How is the fit with the lid open?  The reason I asked is a friend of mine just got one and brought it to show me yesterday.  I love the case, but the mandolin slid end to end way too much.  He's contacted the distributor and they said it must be defective and are sending him another.  Sounds like great customer service!  I'm anxious to see how his new one works, and to find out if anyone else has had this issue.  I really like the case otherwise and the price is right.
Lynn

----------


## Robert Lane

> How is the fit with the lid open?  The reason I asked is a friend of mine just got one and brought it to show me yesterday.  I love the case, but the mandolin slid end to end way too much.  He's contacted the distributor and they said it must be defective and are sending him another.  Sounds like great customer service!  I'm anxious to see how his new one works, and to find out if anyone else has had this issue.  I really like the case otherwise and the price is right.
> Lynn


Mine does not have a fit problem at all. i tried all three different brands of mandolins. non slide around like you are talking about.

----------


## Mike Bunting

How would a short scale A Jr fit in one?

----------


## Bradley

I have no issues either on the Movement with the lid open 

Mike excuse me for not knowing but what is the dimensional difference in the 
A jr versus a standard A. is it the neck length>

----------


## Mike Bunting

Yes, old A's had 12 frets to the body.

----------


## Lynn Dudenbostel

That's good news.  I think my friend just got one that was a bit off.  These are nice cases.

Lynn

----------


## mandolirius

> Mine does not have a fit problem at all. i tried all three different brands of mandolins. non slide around like you are talking about.


I'm sitting beside mine right now, with the top up.

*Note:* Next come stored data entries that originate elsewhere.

@@ -1056,10 +1126,10 @@
     rc = mvin_linear_fwd(&u, stream);
     if (rc) return rc;
     }
-    if (a->fold_ws && a->fold_gather && a->enc_entity && a->enc_relation && a->W0 && a->W1 && a->W2 && !a->table_bf16 &&
-        fold_gather_applies(D, a->K, a->n_entity, nR, a->B)) {
-        rc = mvin_fold_tables_ex(reinterpret_cast<const float*>(a->entity_emb), a->enc_entity, a->enc_relation, a->t0, a->W0, a->b0, a->W1, a->b1,
-                                 a->W2, a->b2, a->A0, a->a0, a->Wmix, a->bmix, a->A1, 0, a->K, D, a->n_entity, nR, a->fold_ws, stream);
+    if (fold_form == 2) {
+        if (!fold_built)
+            rc = mvin_fold_tables_ex(reinterpret_cast<const float*>(a->entity_emb), a->enc_entity, a->enc_relation, a->t0, a->W0, a->b0, a->W1, a->b1,
+                                     a->W2, a->b2, a->A0, a->a0, a->Wmix, a->bmix, a->A1, 0, a->K, D, a->n_entity, nR, a->fold_ws, stream);
         if (rc) return rc;
         const int32_t* order = nullptr;
         if (a->item_order_ws) {
@@ -1072,9 +1142,12 @@
                                                a->user_o, a->A1, a->a1, a->Wmix, a->B, a->K, D, a->n_entity, nR, a->item_emb, a->scores, a->sig,
                                                stream);
     }
-    if (a->fold_ws && !a->fold_gather && a->enc_entity && a->enc_relation && a->W0 && a->W1 && a->W2 && !a->table_bf16 && fold_applies(D, a->K, a->n_entity, nR, a->B)) {
-        rc = mvin_fold_tables(reinterpret_cast<const float*>(a->entity_emb), a->enc_entity, a->enc_relation, a->t0, a->W0, a->b0, a->W1, a->b1,
-                              a->W2, a->b2, a->A0, a->a0, a->Wmix, a->bmix, a->A1, a->K, D, a->n_entity, nR, a->fold_ws, stream);
+    if (fold_form == 1) {
+        if (fold_built)
+            rc = fold_tables_aggregates("mvin_fold_tables", a->enc_entity, a->enc_relation, a->t0, a->K, D, a->n_entity, nR, a->fold_ws, stream);
+        else
+            rc = mvin_fold_tables(reinterpret_cast<const float*>(a->entity_emb), a->enc_entity, a->enc_relation, a->t0, a->W0, a->b0, a->W1, a->b1,
+                                  a->W2, a->b2, a->A0, a->a0, a->Wmix, a->bmix, a->A1, a->K, D, a->n_entity, nR, a->fold_ws, stream);
         if (rc) return rc;
         return mvin_score_l2_folded_fwd(a->fold_ws, a->enc_entity, a->enc_relation, a->items, nullptr, a->t0, a->t1, a->user_o, a->user_o, a->A1,
                                         a->a1, a->Wmix, a->B, a->K, D, a->n_entity, nR, a->nagg0, a->nagg1, a->item_emb, a->scores, a->sig,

Lynn, there are a couple of pads (or there's supposed to be) right about the top of the f-holes that keep the body from sliding back and forth. If it's a very skinny mandolin, there may be a problem but my standard shape Randy Wood fits perfectly. I really love this case. It's big but that's a plus to me as I like to carry a lot of stuff.

I don't think you'd get in onboard an airplane and I'm not sure how it would stand up to typical baggage-handler treatment. At some point, if you fly very much, it's going to get tossed. I'd like to see a big guy fling the case as hard as he could (which is what would happen to it in real life) and then see how the mandolin inside made out. I should mention that I am a former baggage-handler. I saved many an instrument from rough treatment at the hands of my brutish, union-protected, near-retirement colleagues.

I don't fly much but if I did I think the Hiscox would stay home or get loaded onto the plane empty, if I needed it where I was going. I'd probably do my usual routine which is use a gig bag and keep it between my knees until all the passengers have boarded or all the seats near mine are filled. When I'm sure there's nothing else going into the overhead, I put the mandolin in.

----------


## mandowilli

I received my case yesterday and concur with the majority here that say this is a really good case that won't be permitted as a carry on due to its size.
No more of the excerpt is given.